There may be no other job in the healthcare field as mentally and emotionally draining as psychiatry. To say that psychiatry jobs are not for everyone is to state the obvious and simplify the momentous. Psychiatrists, more than any other healthcare professional, deal with some of the worst aspects of being human. And yet they continue to do what they do to the benefit of those patients they serve.
So what keeps psychiatrists on the job? What drives them to practice in an area of medicine that is both highly personal and equally impersonal at the same time? Doctors do what they do for different reasons. As a general rule though, psychiatry is a form of medicine clinicians find attractive for a small number of reasons. Some of those reasons are listed below, adapted from a Psychiatric Times piece written by Dr.

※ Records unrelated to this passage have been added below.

static int colsum_multi_det(const ColsumJob* jobs, int count, hipStream_t st) {
    std::vector<char> done(count, 0);
    int left = 0;
    for (int i = 0; i < count; ++i) {
        if (jobs[i].n_rows <= 0 || jobs[i].n_cols <= 0) done[i] = 1; else ++left;
    }
    while (left > 0) {
        ColsumGroups pack;
        int n = 0, groups = 0, max_cols = 0;
        pack.first[0] = 0;
        for (int i = 0; i < count && n < COLSUM_MAX_JOBS; ++i) {
            if (done[i]) continue;
            bool clash = false;
            for (int q = 0; q < n; ++q) clash = clash || pack.j[q].out == jobs[i].out;
            if (clash) continue;
            const int g0 = n;
            for (int k = i; k < count && n < COLSUM_MAX_JOBS; ++k) {
                if (done[k] || jobs[k].out != jobs[i].out) continue;
                PP_CHECK_ARG(jobs[k].X && jobs[k].n_cols == jobs[i].n_cols && jobs[k].out2 == jobs[i].out2 &&
                                 jobs[k].out_stride == jobs[i].out_stride, "pp_colsum_f32: inconsistent jobs for one destination");
                pack.j[n++] = jobs[k];
                done[k] = 1;
                --left;
            }
            if (n > g0) {
                pack.first[++groups] = n;
                max_cols = std::max(max_cols, jobs[i].n_cols);
            }
        }
        if (groups == 0) break;
// ... 855 lines not shown
        TailJobs pack;
        int nj = 0, max_n = 0;
        for (; i < count && nj < TAIL_MAX_JOBS; ++i) {
            if (jobs[i].n <= 0) continue;
            PP_CHECK_ARG(jobs[i].A1 && jobs[i].W2 && jobs[i].b2 && (!jobs[i].DY || jobs[i].dZ1), "head_tail: bad job");
            pack.j[nj++] = jobs[i];
            max_n = std::max(max_n, jobs[i].n);
        }
        if (nj == 0) continue;
        const int rpw = std::max((max_n + 4 * 256 - 1) / (4 * 256), 1);
        dim3 grid(cdiv(max_n, 4 * rpw), nj);
        if (kind == PP_HEAD_NORMAL_MIXTURE)
            PP_TRY(head_tail_launch<0>(ne, grid, lds, st, pack, lda1, hid, n_out / 3, value, prior, rpw, grad_scale, lp_out, lddy,
                                       lddz, loss_acc, nonfinite));
        else if (kind == PP_HEAD_TRUNCNORMAL_MIXTURE)
            PP_TRY(head_tail_launch<1>(ne, grid, lds, st, pack, lda1, hid, n_out / 3, value, prior, rpw, grad_scale, lp_out, lddy,
                                       lddz, loss_acc, nonfinite));
        else
            PP_TRY(head_tail_launch<2>(ne, grid, lds, st, pack, lda1, hid, n_out / 3, value, prior, rpw, grad_scale, lp_out, lddy,
                                       lddz, loss_acc, nonfinite));
        PP_LAUNCH_CHECK("head_tail");
    }
    return 0;
}

__global__ void loss_finalize_kernel(const float* __restrict__ acc, const int32_t* __restrict__ flag, float inv_b,
                                     float* __restrict__ loss_out, int32_t* __restrict__ status_out) {
    float tot = 0.0f;
    for (int k = 0; k < 64; ++k) tot += acc[32 * k];
    const float l = tot * inv_b;
    loss_out[0] = l;
    if (status_out) status_out[0] = (flag[0] != 0 || !isfinite(l)) ? 1 : 0;
}

__global__ __launch_bounds__(256) void loss_rows_kernel(const float* __restrict__ lp, int n_rows, float inv_b,
                                                        const int32_t* __restrict__ flag, float* __restrict__ loss_out,
                                                        int32_t* __restrict__ status_out) {
    __shared__ double part[256];
    __shared__ int bad[256];
    double acc = 0.0;
    int b = 0;
    for (int r = threadIdx.x; r < n_rows; r += 256) {
        float l = lp[r];
        if (l == -INFINITY) l = kLogEps;
        if (!isfinite(l)) b = 1;
        acc -= (double)l;
    }
    part[threadIdx.x] = acc;
    bad[threadIdx.x] = b;
    __syncthreads();
    for (int s = 128; s > 0; s >>= 1) {
        if (threadIdx.x < s) {
            part[threadIdx.x] += part[threadIdx.x + s];
            bad[threadIdx.x] |= bad[threadIdx.x + s];
        }
        __syncthreads();
    }
    if (threadIdx.x == 0) {
        const float l = (float)(part[0] * (double)inv_b);
        loss_out[0] = l;
        if (status_out) status_out[0] = (bad[0] || (flag && flag[0] != 0) || !isfinite(l)) ? 1 : 0;
    }
}

int loss_from_rows(const float* lp, int n_rows, int n_traces, const int32_t* flag, float* loss_out, int32_t* status_out,
                   hipStream_t st) {
    hipLaunchKernelGGL(loss_rows_kernel, dim3(1), dim3(256), 0, st, lp, n_rows, 1.0f / (float)n_traces, flag, loss_out,
                       status_out);
    PP_LAUNCH_CHECK("loss_from_rows");
    return 0;
}

int loss_finalize(const float* acc, const int32_t* flag, int n_traces, float* loss_out, int32_t* status_out,
                  hipStream_t st) {
    hipLaunchKernelGGL(loss_finalize_kernel, dim3(1), dim3(1), 0, st, acc, flag, 1.0f / (float)n_traces, loss_out,
                       status_out);
    PP_LAUNCH_CHECK("loss_finalize");
    return 0;
}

Daniel Morehead.
1. Opportunities to Change Lives
Just about every medical discipline offers the opportunity to change lives. Yet psychiatrists have opportunities that other clinicians never get. They work long-term with patients whose futures hinge on the doctor-patient relationship. They get to know patients personally – in a way that’s just not possible in other medical disciplines. And even when possible, such deep relationships are often not recommended within those other disciplines.
There is this innate desire in human beings to contribute to the common good in some way. This desire seems to be prevalent among doctors in general, and psychiatrists in particular.
2. The Need to Be Needed
Another trait that seems prevalent among psychiatrists is a need to be needed. Again, doctors in just about every discipline feel this way at one time or another. Yet psychiatrists seem to be more affected by it. The good news is that they will always be needed. As long as humankind roams the earth, psychiatry will be in high demand.
3. Medical and Intellectual Challenges
Part of what makes psychiatry so attractive is the challenges it presents. Psychiatrists are challenged professionally and personally. Every new case presents another challenge to improve medically, intellectually, and even emotionally. In effect, you can say that psychiatrists are challenged to work on self-improvement even as they treat their patients.
Other medical disciplines have their unique challenges as well. Psychiatry is different in that it often causes the clinician to take what is learned from patients and turn it inward. In that way, they are challenged to better themselves.
4. A Fascination with the Mind
The mind, unlike the body, is not necessarily easy to understand. You can order a simple x-ray and determine that a patient has broken a bone. You can order an MRI to confirm a multiple sclerosis diagnosis. But more often than not, definitive tests capable of proving a psychiatric diagnosis do not exist.
Psychiatrists tend to find the human mind a lot more fascinating than the body. They thrive on exploring emotions and thought processes. Their own intellects are stimulated by trying to get into the minds of their patients. You can do things in psychiatry that just aren’t possible in any other form of medicine.
5. The Financial Aspect
It would be impossible to write a post like this without talking about the financial aspect. The truth is that psychiatrists are among the highest paid clinicians. Moreover, higher-than-average compensation runs the gamut from private practice owners to locum tenens psychiatric providers. Psychiatrists make good money. It is as simple as that.
There are things about psychiatry that aren’t necessarily pleasant. Yet the positives of the profession far outweigh the negatives. That’s why psychiatrists stay on the job.